My IT guy has been digging around in my server for five weeks trying to fix a problem of intermittent server outages. He comes in, finds what appears to be the problem gives me the “good news” and then about two days later, it happens again. After 30 hours and numerous head on the wall banging episodes later he has come up with this analysis: “Chris, we are trying to locate and resolve the root problem, but it’s very hard to find, and once we do find it we have to have the right fix to make sure it doesn’t come back”.
Chasing and slapping the quick fix on the symptoms of the root problem has been a costly and frustrating experience. For me it’s only a few thousand bucks and a quick plaster patch job on the wall. But what about when we translate this to the problem of homelessness?
In my humble opinion of nearly two decades working in this field, this is what many communities STILL do with their homeless problem. Slap a quick fix on the problem. Feel better for awhile. Get more homeless impacts…more quick fixes. And the cycle continues ad nauseam. The press drives the issue constantly saying that we need to do more, more shelters, more money to help, more, more, and more. And for the most part, most people out there really DON’T have the time to learn and understand such a complex issue, so they take one of two sides: Help them, or don’t help them. But there should be a third way and it’s the way that Solutions for Change has been proposing for many years. SOLVE the ROOT problem!

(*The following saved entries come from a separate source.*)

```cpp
static int conv_validate(const rn_conv_problem* p, const ConvPlan& pl) {
  RN_CHECK_ARG(p->R >= 1 && p->S >= 1 && p->R * p->S <= 32, "rn_conv2d_nhwc_fwd: R*S=%d > 32", p->R * p->S);
  RN_CHECK_ARG(p->stride_h >= 1 && p->stride_w >= 1, "rn_conv2d_nhwc_fwd: bad stride");
  RN_CHECK_ARG(p->out_dtype == RN_DT_BF16 || p->out_dtype == RN_DT_F32, "rn_conv2d_nhwc_fwd: bad out_dtype");
  if (const int orc = rn_validate_launch_opts(p->opts, "rn_conv2d_nhwc_fwd")) return orc;
  for (int ii = 0; ii < p->num_segments; ++ii) {
    const int i = pl.order[ii];
    const rn_conv_segment& s = p->seg[i];
    RN_CHECK_ARG(s.x && s.w && s.y, "rn_conv2d_nhwc_fwd: segment %d has a null tensor", i);
    RN_CHECK_ARG(s.N > 0 && s.H > 0 && s.W > 0 && s.Ho > 0 && s.Wo > 0 && s.Cout > 0 && s.Cin > 0,
                 "rn_conv2d_nhwc_fwd: segment %d bad shape", i);
    RN_CHECK_ARG(s.Cin % 8 == 0 && pl.seg[i].cin_pad % pl.BK == 0,
                 "rn_conv2d_nhwc_fwd: segment %d Cin=%d must be a multiple of 8 (K step %d)", i, s.Cin, pl.BK);
    RN_CHECK_ARG(s.pix_stride % 4 == 0 && s.pix_stride > 0,
                 "rn_conv2d_nhwc_fwd: segment %d pix_stride=%d must be a positive multiple of 4", i, s.pix_stride);
    RN_CHECK_ARG(s.Cout % 4 == 0, "rn_conv2d_nhwc_fwd: segment %d Cout=%d not a multiple of 4", i, s.Cout);
    RN_CHECK_ARG((pl.seg[i].cols_pad <= 64) == (pl.seg[0].cols_pad <= 64), "rn_conv2d_nhwc_fwd: segments mix Cout tile widths");
    RN_CHECK_ARG(!s.w_pair || (pl.kid != 0 && p->out_dtype == RN_DT_F32 && s.w_terms <= 1 && !s.scale && !s.shift &&
                               !s.residual && !s.bn_partial),
                 "rn_conv2d_nhwc_fwd: segment %d: w_pair needs an f32 launch without scale / shift / residual that the 256- / "
                 "512-row kernels take (rn_conv_kernel_id() != 0)", i);
    RN_CHECK_ARG(((uintptr_t)s.x | (uintptr_t)s.w | (uintptr_t)s.y | (uintptr_t)s.residual) % 16 == 0,
                 "rn_conv2d_nhwc_fwd: segment %d tensors must be 16-byte aligned", i);
    RN_CHECK_ARG(pl.seg[i].M < (1ll << 31) && (long long)s.N * s.H * s.W * s.pix_stride * 2 < (1ll << 31),
                 "rn_conv2d_nhwc_fwd: segment %d input exceeds the 2 GiB buffer-addressing limit", i);
    if (s.bn_bwd_y) {
      RN_CHECK_ARG(s.bn_partial && s.bn_bwd_fwd && p->out_dtype == RN_DT_BF16 && !s.scale && !s.shift && !s.bias &&
                       !s.residual && p->act == RN_ACT_NONE && s.Cout % 8 == 0 && (uintptr_t)s.bn_bwd_y % 16 == 0,
                   "rn_conv2d_nhwc_fwd: segment %d: bn_bwd_y needs bn_partial + bn_bwd_fwd on a plain bf16 launch", i);
    }
    RN_CHECK_ARG((s.bn_bwd_y != nullptr) == (p->seg[0].bn_bwd_y != nullptr),
                 "rn_conv2d_nhwc_fwd: bn_bwd_y must be set on all segments or none");
    RN_CHECK_ARG(pl.seg[i].terms <= 3, "rn_conv2d_nhwc_fwd: segment %d w_terms=%d (1..3)", i, s.w_terms);
  }
  RN_CHECK_ARG(p->splitk_ws == nullptr || ((uintptr_t)p->splitk_ws % 16 == 0 && p->splitk_ws_bytes >= 0),
               "rn_conv2d_nhwc_fwd: splitk_ws must be 16-byte aligned");
  return RN_OK;
}

extern "C" int rn_conv2d_nhwc_fwd(const rn_conv_problem* p, void* stream) {
  RN_CHECK_ARG(p != nullptr, "rn_conv2d_nhwc_fwd: null problem");
  RN_CHECK_ARG(p->num_segments >= 1 && p->num_segments <= RN_CONV_MAX_SEGMENTS,
               "rn_conv2d_nhwc_fwd: num_segments=%d", p->num_segments);
  ConvPlan pl;
  conv_plan(p, false, pl);
  if (const int rc = conv_validate(p, pl)) return rc;

  ConvArgs a;
  a.R = p->R; a.S = p->S; a.sh = p->stride_h; a.sw = p->stride_w; a.pt = p->pad_top; a.pl = p->pad_left;
  a.act = p->act; a.nseg = p->num_segments;
  a.total_tiles = (int)pl.total_tiles;
  a.pad_ = pl.kid <= 1 ? (pl.fast_div ? 1 : 0) | (pl.deal ? 2 : 0) : 0;
  a.split_f = a.vtotal = a.total_tiles; a.split_s = 1; a.pad2_ = 0; a.ws = nullptr;
  for (int ii = 0; ii < p->num_segments; ++ii) {
    const rn_conv_segment& s = p->seg[pl.order[ii]];
    const ConvPlanSeg& ps = pl.seg[pl.order[ii]];
    ConvSegDev& d = a.seg[ii];
    d.x = (const uint16_t*)s.x; d.w = (const uint16_t*)s.w; d.y = s.y;
    d.scale = s.scale; d.shift = s.shift; d.residual = (const uint16_t*)s.residual;
    d.bn_partial = s.bn_partial;
    d.bn_y = (const uint16_t*)s.bn_bwd_y;
    d.bn_fwd = s.bn_bwd_fwd;
    d.bias = s.bias;
    d.N = s.N; d.H = s.H; d.W = s.W; d.Cin = s.Cin; d.pix_stride = s.pix_stride;
    d.Ho = s.Ho; d.Wo = s.Wo; d.Cout = ps.cols;
    d.pair_cout = s.w_pair ? s.Cout : 0;
    d.rows = pl.bal_rows;
    d.M = (int)ps.M;
    d.tile_begin = ps.tile_begin;
    d.n_tiles = ps.n_tiles;
    d.cwrap = ps.cin_pad;
    d.CinP = ps.terms * ps.cin_pad;
    d.halo_pitch = s.W + 1;
  }

  hipStream_t st = (hipStream_t)stream;
  const bool f32 = p->out_dtype == RN_DT_F32;
  switch (pl.kid) {
    case 3: return rn_launch_conv_halo(a, f32, p->opts, st, 4);
    case 2:
      rn_splitk_plan(a, pl.min_depth / 32, p->splitk_ws, p->splitk_ws_bytes, p->opts);
      return rn_launch_conv_halo(a, f32, p->opts, st);
    case 1: return rn_launch_conv_big(a, f32, p->opts, st);
  }
  if (pl.split_parts >= 2) {
    a.split_s = pl.split_parts; a.vtotal = a.total_tiles * pl.split_parts; a.ws = (float*)p->splitk_ws;
  }
  return rn_launch_conv128(a, pl.BN, pl.BK, f32, pl.split_parts >= 2, st);
}
```

retinanet-tensorflow2.x_amd/csrc/rn_core.hip:

```cpp
#include "rn_common.h"
#include <string.h>
#include <new>

static thread_local char g_rn_err[512] = "";

void rn_set_error(const char* fmt, ...) {
  va_list ap;
  va_start(ap, fmt);
  vsnprintf(g_rn_err, sizeof(g_rn_err), fmt, ap);
  va_end(ap);
}

extern "C" const char* rn_last_error(void) { return g_rn_err; }

extern "C" int rn_abi_version(void) { return 15; }

extern "C" int rn_storage_dtype(void) {
#ifdef RN_F16
  return 1;
#else
  return 0;
#endif
}

extern "C" int rn_device_ok(void) {
  int n = 0;
  if (hipGetDeviceCount(&n) != hipSuccess || n <= 0) {
    (void)hipGetLastError();
    return 0;
  }
  hipDeviceProp_t p;
  if (hipGetDeviceProperties(&p, 0) != hipSuccess) return 0;
  return strncmp(p.gcnArchName, "gfx950", 6) == 0 ? 1 : 0;
}

struct rn_handle {
  int device;
  int num_cus;
  rn_launch_opts opts;
  void* comm[4];
};

static int rn_check_opts(const rn_launch_opts& o, const char* who) {
  RN_CHECK_ARG(o.conv_tile >= 0 && o.conv_tile <= 3, "%s: conv_tile=%d (0..3)", who, o.conv_tile);
  RN_CHECK_ARG(o.wgrad_kernel >= 0 && o.wgrad_kernel <= 3, "%s: wgrad_kernel=%d (0..3)", who, o.wgrad_kernel);
  RN_CHECK_ARG(o.reserved_cus >= 0 && o.reserved_cus <= 128, "%s: reserved_cus=%d out of range (0..128)", who,
               o.reserved_cus);
  RN_CHECK_ARG(o.max_workgroups >= 0 && o.conv_big_min_tiles >= 0 && o.wgrad_target_blocks >= 0 && o.splitk_target_blocks >= 0,
               "%s: negative max_workgroups / conv_big_min_tiles / wgrad_target_blocks / splitk_target_blocks", who);
#ifndef RN_PROBES
  RN_CHECK_ARG(o.ablate == 0, "%s: ablate=%d: the timing variants exist in the probe build (-DRN_PROBES) only", who, o.ablate);
#endif
  return RN_OK;
}
int rn_validate_launch_opts(const rn_launch_opts& o, const char* who) { return rn_check_opts(o, who); }

extern "C" int rn_create(int device_id, rn_handle** out) {
  RN_CHECK_ARG(out != nullptr, "rn_create: null out");
  *out = nullptr;
  int n = 0;
  RN_CHECK_HIP(hipGetDeviceCount(&n));
  RN_CHECK_ARG(device_id >= 0 && device_id < n, "rn_create: device %d of %d", device_id, n);
  hipDeviceProp_t p;
  RN_CHECK_HIP(hipGetDeviceProperties(&p, device_id));
  RN_CHECK_ARG(strncmp(p.gcnArchName, "gfx950", 6) == 0, "rn_create: device %d is %s, this library is gfx950 only",
               device_id, p.gcnArchName);
  rn_handle* h = new (std::nothrow) rn_handle();
  if (!h) {
    rn_set_error("rn_create: out of host memory");
    return RN_ENOMEM;
  }
  h->device = device_id;
  h->num_cus = p.multiProcessorCount;
  memset(&h->opts, 0, sizeof(h->opts));
  for (auto& c : h->comm) c = nullptr;
  *out = h;
  return RN_OK;
}

extern "C" int rn_destroy(rn_handle* h) {
  if (!h) return RN_OK;
  int rc = RN_OK;
  for (auto& c : h->comm)
    if (c) {
      const int r = rn_comm_destroy(c);
      if (r != RN_OK) rc = r;
      c = nullptr;
    }
  delete h;
  return rc;
}

extern "C" int rn_handle_device(const rn_handle* h) { return h ? h->device : RN_EINVAL; }
extern "C" int rn_handle_num_cus(const rn_handle* h) { return h ? h->num_cus : RN_EINVAL; }

extern "C" int rn_handle_set_launch_opts(rn_handle* h, const rn_launch_opts* opts) {
  RN_CHECK_ARG(h && opts, "rn_handle_set_launch_opts: null argument");
  const int rc = rn_check_opts(*opts, "rn_handle_set_launch_opts");
  if (rc != RN_OK) return rc;
  h->opts = *opts;
  return RN_OK;
}

extern "C" int rn_handle_get_launch_opts(const rn_handle* h, rn_launch_opts* opts) {
  RN_CHECK_ARG(h && opts, "rn_handle_get_launch_opts: null argument");
  *opts = h->opts;
  return RN_OK;
}

extern "C" int rn_handle_comm_init(rn_handle* h, int slot, const void* unique_id, int rank, int world) {
  RN_CHECK_ARG(h && slot >= 0 && slot < 4, "rn_handle_comm_init: bad handle / slot %d (0..3)", slot);
  RN_CHECK_ARG(h->comm[slot] == nullptr, "rn_handle_comm_init: slot %d already holds a communicator", slot);
  return rn_comm_init(unique_id, rank, world, &h->comm[slot]);
}

extern "C" int rn_handle_comm_destroy(rn_handle* h, int slot) {
  RN_CHECK_ARG(h && slot >= 0 && slot < 4, "rn_handle_comm_destroy: bad handle / slot %d (0..3)", slot);
  if (!h->comm[slot]) return RN_OK;
  void* c = h->comm[slot];
  h->comm[slot] = nullptr;
  return rn_comm_destroy(c);
}

extern "C" void* rn_handle_comm(const rn_handle* h, int slot) {
  return (h && slot >= 0 && slot < 4) ? h->comm[slot] : nullptr;
}

int rn_persistent_grid(int work_items, int num_cu, const rn_launch_opts& o) {
  int g = num_cu - o.reserved_cus;
  if (o.max_workgroups > 0 && o.max_workgroups < g) g = o.max_workgroups;
  if (g < 1) g = 1;
  return work_items < g ? work_items : g;
}

int rn_device_slot() {
  int dev = 0;
  if (hipGetDevice(&dev) != hipSuccess || dev < 0) return 0;
  return dev & 63;
}

int rn_num_cus() {
  static int cus[64] = {0};
  int dev = 0;
  if (hipGetDevice(&dev) != hipSuccess || dev < 0 || dev >= 64) return 256;
  if (!cus[dev]) {
    hipDeviceProp_t prop;
    cus[dev] = (hipGetDeviceProperties(&prop, dev) == hipSuccess && prop.multiProcessorCount > 0)
                   ? prop.multiProcessorCount : 256;
  }
  return cus[dev];
}
```

Baseline: 1132 images/s.

## Add panel-walk 1x1 conv kernel that keeps activation panel resident and streams weights

Adds a new persistent kernel for 1x1 stride-1 convolutions with residual, wide output (>=512 channels) and shallow input (<=256). Each workgroup loads a 128-row activation panel into LDS once and streams weight tiles per wave through a double-buffered ring across all output-column passes. This replaces the 256x256 tile scheme, which reloads the activations for every column tile. The dispatcher picks it by default for residual-carrying 1x1 expand convs and balances the panel rows across CUs. Each wave gets a smaller MFMA tile and weights are re-read per panel, and the kernel relies on the custom wait-count choreography being correct.

```diff
diff --git a/retinanet-tensorflow2.x_amd/csrc/rn_conv_big.hip b/retinanet-tensorflow2.x_amd/csrc/rn_conv_big.hip
--- a/retinanet-tensorflow2.x_amd/csrc/rn_conv_big.hip
+++ b/retinanet-tensorflow2.x_amd/csrc/rn_conv_big.hip
@@ -229,6 +229,125 @@
 #undef BIG_SETUP_ISSUE
 }
 
+constexpr int PANEL_BYTES = 128 * 256 * 2, WSTAGE_BYTES = 64 * BK * 2, WRING_BYTES = NW * 2 * WSTAGE_BYTES;
+static_assert(PANEL_BYTES + WRING_BYTES + NW * PATCH_BYTES <= LDS_BYTES, "panel walk: LDS budget");
+
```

But that message gets drowned out in another newspaper story, another meeting, and another plan.
So we end up doing more. All the while it LOOKS like we are doing something because after all, we have our emergency winter shelters, our ten year plans, our consortiums and meetings and it goes on and on. I’ve been a participant in this process and I have seen firsthand how the system works.
Someone once said that every organization (or in this case our homeless policies) is perfectly designed to get the results that they are getting. There were 1.3 million homeless children in America this year. How do you like those results?
A friend of mine, Tom Suddes, puts it this way. Three powerful insights: ABANDON, REDESIGN, REIMAGINE.
- Abandon the old way we approach and manage the problem of homelessness.
- Redesign using new entrepreneurial intervention and engagement strategies cemented in the absolute non negotiable bottom line: SOLVE IT! Solve it for the person. Solve it for the community. Period. End of planning process.
- Reimagine our North County community with NO homeless families. No homeless people in the parks. No homeless impacts in our cities.
Maybe 2009 will be the year. We never give up hope here.